START with the positives,
The new-look Welsh back-row trio was good. Dafydd Jenkins looks like a good pick at lock. Wales created enough chances to do significantly better than the scoreline suggests. Nobody could doubt Welsh players’ commitment in the tackle.
And then there are the bad points. How long do you have?
The Welsh lineout was a mess, and time before the England game must be spent hitting a cow’s arse with a banjo for target practice. For all his exceptional qualities in other respects, Dan Biggar stands way too deep at fly-half, meaning the Welsh midfield must work twice as hard to cross the gain line. Wales’s handling was sloppy, and their kicking game was ineffective. Periods of pressure went unrewarded because of poor skills and indiscipline.
None of that downplays the Scots’ quality and sometimes scintillating handling in a game that Wales can look back on only with “ifs”, “whats”, and “maybes”.
To summarise: “meh”.
Wales’s new-look line-up did well in the first quarter. In contrast to the defeat to Ireland, the Welsh stifled Scotland’s attempts to run the ball, and the young back-row shone in the tackle and breakdown.
However, a misplaced kick landed in the hands of Scottish centre Huw Jones whose pace and power split the Welsh defensive line. With a seemingly inevitable try, some excellent Welsh defence shut down the opportunity, but at the cost of a penalty for offside. Finn Russell easily landed to give the Scots an early lead.
After an injury forced off Stuart Hogg, a reshuffled home backline looked more incisive. The midfield pressure increased as the Scottish pack and centres hammered away at the Welsh defence. However, it was an error in possession by the otherwise outstanding Tommy Reffell that gifted Russell a second penalty to make the score 6-0 to the homesters.
Wales came back hard, and the hard-working pack won a scrum penalty. Biggar’s attempt was off-target, and Scotland returned to the attack.
Josh Adams and Rio Dyer combined to halt Kyle Steyn’s run to the corner. However, from the resulting passage of play, Scotland parked themselves on the Welsh line, and hooker George Turner muscled his way over to give the Scots a 13-0 lead after Russell landed a simple two-pointer.
It was from hero to zero for Turner. Minutes after scoring the game’s opening try, he was in the sin bin for a swinging arm contact on George North.
With Scotlands down to 14, Wales took advantage and applied continuous pressure. From a short-range lineout, a Welsh maul drove Ken Owens over the line, and Wales went in 13-7 behind at the half after Dan Biggar added the extras.
The second half kicked off at a furious pace. Wales pressurised the Scottish line. Strong defence and Welsh handling errors compounded inaccuracy at the lineout and on the deck, allowing the Scots to break the shackles.

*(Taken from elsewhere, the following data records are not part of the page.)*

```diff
+  const int nseg1 = (n1 + kSeg - 1) / kSeg;
+  const int tile = fb - m.fo.off[f];
+  const int seg = tile % nseg1, tb = tile / nseg1;
+  const int lane = threadIdx.x & (kWave - 1);
+  const int wave = __builtin_amdgcn_readfirstlane(threadIdx.x >> 6);
+  const int c1 = seg * kSeg - 1 + lane;
+  const int r0 = tb * (R - 1);
+  const bool ok1 = c1 >= 0 && c1 < n1;
+  const double* __restrict__ rold = m.rold[f];
+  double keep_d = 0.0, keep_t = 0.0;
+  auto stage = [&](int row, int cc2) -> double {
+    const bool ok = ok1 && cc2 >= 0 && cc2 < n2;
+    int c[3];
+    c[t1] = ok ? c1 : 0;
+    c[t2] = ok ? cc2 : 0;
+    c[ax] = side ? n[ax] - 1 : 0;
+    const int64_t o = c[0] + (int64_t)n[0] * (c[1] + (int64_t)n[1] * c[2]);
+    const int64_t e = c[t1] + (int64_t)n1 * c[t2];
+    double rr = INIT ? r[o] : rold[e];
+    const double di = INIT ? dinv[o] : m.dface[f][e], tt = INIT ? m.T[o] : m.tface[f][e];
+    if (INIT && row == wave) {
+      keep_d = di;
+      keep_t = tt;
+    }
+    if (!INIT) {
+      double wt = w[o];
+      wt += face_at(fa, c[0], c[1], c[2]);
+      rr = mg_update_r(rr, a, wt);
+    }
+    sT[row][lane] = ok ? tt : 0.0;
+    sP[row][lane] = ok ? mg_update_x0(omega, di, rr) : 0.0;
+    return rr;
+  };
+  const int fr = r0 - 1 + wave;
+  const bool facet_ok = c1 >= 0 && c1 < n1 - 1 && fr >= 0 && fr < n2 - 1;
+  const double h1 = g.coef[t1][(int64_t)(facet_ok ? c1 : 0) * C_NCOEF + C_HHI];
+  const double h2 = g.coef[t2][(int64_t)(facet_ok ? fr : 0) * C_NCOEF + C_HHI];
+  const double rn = stage(wave, fr);
+  if (wave == R - 1) stage(R, r0 + R - 1);
+  __syncthreads();
+  double ya, yb, yc, yd;
+  facet_corners(g, facet_ok, h1, h2, sT[wave][lane], sT[wave + 1][lane], sP[wave][lane], sP[wave + 1][lane], ya, yb,
+                yc, yd);
+  sCD[0][wave][lane] = yc;
+  sCD[1][wave][lane] = yd;
+  const double ybl = shr1(yb);
+  __syncthreads();
+  const int c2 = fr;
+  if (wave >= 1 && ok1 && lane >= 1 && lane <= kSeg && c2 < n2) {
+    const double acc = (ya + ybl) + (sCD[0][wave - 1][lane] + sCD[1][wave - 1][lane - 1]);
+    const int64_t e = c1 + (int64_t)n1 * c2;
+    m.xface[f][e] = acc;
+    m.rnew[f][e] = rn;
+    if (INIT) {
+      m.dface[f][e] = keep_d;
+      m.tface[f][e] = keep_t;
+    }
+  }
+}
+
+template <bool FACES, bool INIT, bool DXU, bool FIRST = false, bool FOLD = false>
 __global__ __launch_bounds__(kBlock) void k_mg_update(int64_t n, const PcgState* __restrict__ st,
                                                       const double* __restrict__ pA, const double* __restrict__ pB,
                                                       const double* __restrict__ w, FaceAdd fa,
                                                       const double* __restrict__ dinv, double omega,
                                                       double* __restrict__ r, double* __restrict__ dx,
                                                       double* __restrict__ x0, int it_host, const double* lag,
-                                                      unsigned* counter, PcgState* st_w) {
+                                                      unsigned* counter, PcgState* st_w, MgFoldArg<FOLD> fold) {
   double a = 0.0, ap = 0.0;
   if (!INIT && lag != nullptr) {
     const PcgState ls = lagged_state(st, lag, 2);
@@ -133,6 +220,17 @@
     a = INIT ? 0.0 : st->a;
     ap = DXU ? st->a_prev : 0.0;
   }
+  int nface = 0;
+  const int bid = (int)blockIdx.x;
+  if constexpr (FOLD) {
+    __shared__ double fsm[kFoldLds];
+    nface = fold.m.fo.off[6];
+    const int fb = bid - ((int)gridDim.x - nface);
+    if (fb >= 0) {
+      mg_update_face_block<INIT>(fold.m, fa, a, omega, r, w, dinv, fb, fsm);
+      return;
+    }
+  }
   const double* __restrict__ p = (it_host & 1) ? pB : pA;
   const double* __restrict__ pp = (it_host & 1) ? pA : pB;
   auto load = [&](int64_t q, double (&v)[6]) {
@@ -151,15 +249,15 @@
     } else {
       double wt = v[1];
       if (FACES) wt += face_terms(fa, q);
-      rr -= a * wt;
+      rr = mg_update_r(rr, a, wt);
       r[q] = rr;
       if (DXU) stc<true>(&dx[q], (v[3] + ap * v[4]) + a * v[5]);
     }
-    x0[q] = omega * v[2] * rr;
+    x0[q] = mg_update_x0(omega, v[2], rr);
   };
   constexpr int U = 4;
-  const int64_t stride = (int64_t)gridDim.x * kBlock;
-  int64_t t = blockIdx.x * (int64_t)kBlock + threadIdx.x;
+  const int64_t stride = (int64_t)((int)gridDim.x - nface) * kBlock;
+  int64_t t = bid * (int64_t)kBlock + threadIdx.x;
   for (; t + (U - 1) * stride < n; t += U * stride) {
     double v[U][6];
 #pragma unroll
@@ -380,14 +478,30 @@
 
 void launch_mg_update(int64_t n, const PcgState* st, const double* pA, const double* pB, const double* w,
                       const FaceAdd* fa, const double* dinv, double omega, double* r, double* dx, double* x0,
-                      int it_host, int init, hipStream_t s, const double* lag, unsigned* counter) {
+                      int it_host, int init, hipStream_t s, const double* lag, unsigned* counter,
+                      const MgFold* fold) {
   const FaceAdd f = (fa && fa->on) ? *fa : FaceAdd{};
-  const dim3 g(vec_blocks(n)), b(kBlock);
+  const dim3 b(kBlock);
   const bool odd = (it_host & 1) != 0;
   const bool first = it_host == 1;
+  if (fold && fold->on && fold->fo.off[6] > 0 && lag == nullptr && (init || f.on)) {
+    const dim3 g(fold->fo.off[6] + vec_blocks(n));
+    const MgFoldArg<true> fo{*fold};
+#define TV_MGUF(F, I, D, FI) \
+  hipLaunchKernelGGL((k_mg_update<F, I, D, FI, true>), g, b, 0, s, n, st, pA, pB, w, f, dinv, omega, r, dx, x0, \
+                     it_host, lag, counter, const_cast<PcgState*>(st), fo)
+    if (init) TV_MGUF(false, true, false, false);
+    else if (first) TV_MGUF(true, false, true, true);
+    else if (odd) TV_MGUF(true, false, true, false);
+    else TV_MGUF(true, false, false, false);
+#undef TV_MGUF
+    return;
+  }
+  const dim3 g(vec_blocks(n));
+  const MgFoldArg<false> nofold{};
 #define TV_MGU(F, I, D, FI) \
   hipLaunchKernelGGL((k_mg_update<F, I, D, FI>), g, b, 0, s, n, st, pA, pB, w, f, dinv, omega, r, dx, x0, it_host, \
-                     lag, counter, const_cast<PcgState*>(st))
+                     lag, counter, const_cast<PcgState*>(st), nofold)
   if (init) TV_MGU(false, true, false, false);
   else if (f.on) {
     if (first) TV_MGU(true, false, true, true);
diff --git a/fem-glass-tempering_amd/csrc/tv_stencil.h b/fem-glass-tempering_amd/csrc/tv_stencil.h
--- a/fem-glass-tempering_amd/csrc/tv_stencil.h
+++ b/fem-glass-tempering_amd/csrc/tv_stencil.h
@@ -15,6 +15,32 @@
 }
 __device__ __forceinline__ double dg_rad_conv(const CgGrid& g, double T) {
   return g.a_rad * 4.0 * (T * T * T) + g.a_conv;
+}
+
+__device__ __forceinline__ void facet_corners(const CgGrid& g, bool ok, double h1, double h2, double Ta,
+                                              double Tc, double Pa, double Pc, double& ya, double& yb,
+                                              double& yc, double& yd) {
+  const double Tb = shl1(Ta), Td = shl1(Tc), Pb = shl1(Pa), Pd = shl1(Pc);
+  ya = yb = yc = yd = 0.0;
+  if (ok) {
+#pragma unroll
+    for (int q1 = 0; q1 < 3; ++q1) {
+#pragma unroll
+      for (int q2 = 0; q2 < 3; ++q2) {
+        const double sx = kGX[q1], tx = kGX[q2];
+        const double fa = (1.0 - sx) * (1.0 - tx), fb = sx * (1.0 - tx), fc = (1.0 - sx) * tx, fd = sx * tx;
+        const double Th = fa * Ta + fb * Tb + fc * Tc + fd * Td;
+        const double Ph = fa * Pa + fb * Pb + fc * Pc + fd * Pd;
+        const double G = (kGW[q1] * kGW[q2]) * dg_rad_conv(g, Th) * Ph;
+        ya += G * fa;
+        yb += G * fb;
+        yc += G * fc;
+        yd += G * fd;
+      }
+    }
+    const double sc = g.dt * (h1 * h2);
+    ya *= sc; yb *= sc; yc *= sc; yd *= sc;
+  }
 }
 
 template <int MODE, bool DIAG, bool D1, bool D2>
```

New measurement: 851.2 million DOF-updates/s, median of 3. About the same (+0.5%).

A solid Scottish lineout and smart recycling work at consecutive phases allowed Finn Russell the space to break for the line. As the Welsh cover defence got to him, the fly half produced an amazing skill. As he fell under Welsh pressure, he flipped the ball behind his back, and Steyn scored in the corner. Russell then landed a tricky conversion to place the Scots 20-7 ahead.
Wales’s task got harder when Liam Williams was pinged for an infringement around the breakdown and picked up a yellow card.
While 14-man Wales tried hard, the extra man told.
Russell chipped into space with the full-back missing and the Welsh stretched. Steyn cantered in for his second try after gathering the canny crosskick.
At 25-7, the Scots were out of sight and began piling on the pressure as Williams’s absence told.
Blair Kinghorn crossed for a fourth Scottish try to make it 30-7 with barely ten minutes left to full time. And, just before the final whistle, Matt Fagerson crossed for Scotland’s fifth and sealed a second victory and a 35-7 win for the home team.
Welsh coach Warren Gatland candidly assessed his team’s performance.
“We gave away 19 penalties in the game,” said the New Zealander, “which is not acceptable at this level.”
Expressing his frustration at Wales’s inability to convert pressure and position into points, he continued: “We created opportunities and weren’t clinical enough. We were in the 22 for about six minutes and didn’t come away with much. That’s pretty disappointing.
” We could quite easily have gone in at half-time ahead. When we were 20-7 down, we ended up chasing the game and giving away another yellow card in a crucial period.
“We kept giving clear messages during the week on being clinical when creating opportunities, discipline, and how important that was for the game. We need to be tough on that, given this result.”
Gatland praised Dafydd Jenkins’s performance and highlighted several good carries by Christ Tshiunza. He added that their performances were “among the positives”.
And Warren Gatland had good news for Welsh fans about Louis Rees-Zammitt: “Louis will be available for England. We must get back on the horse and be tough on ourselves ahead of that game.”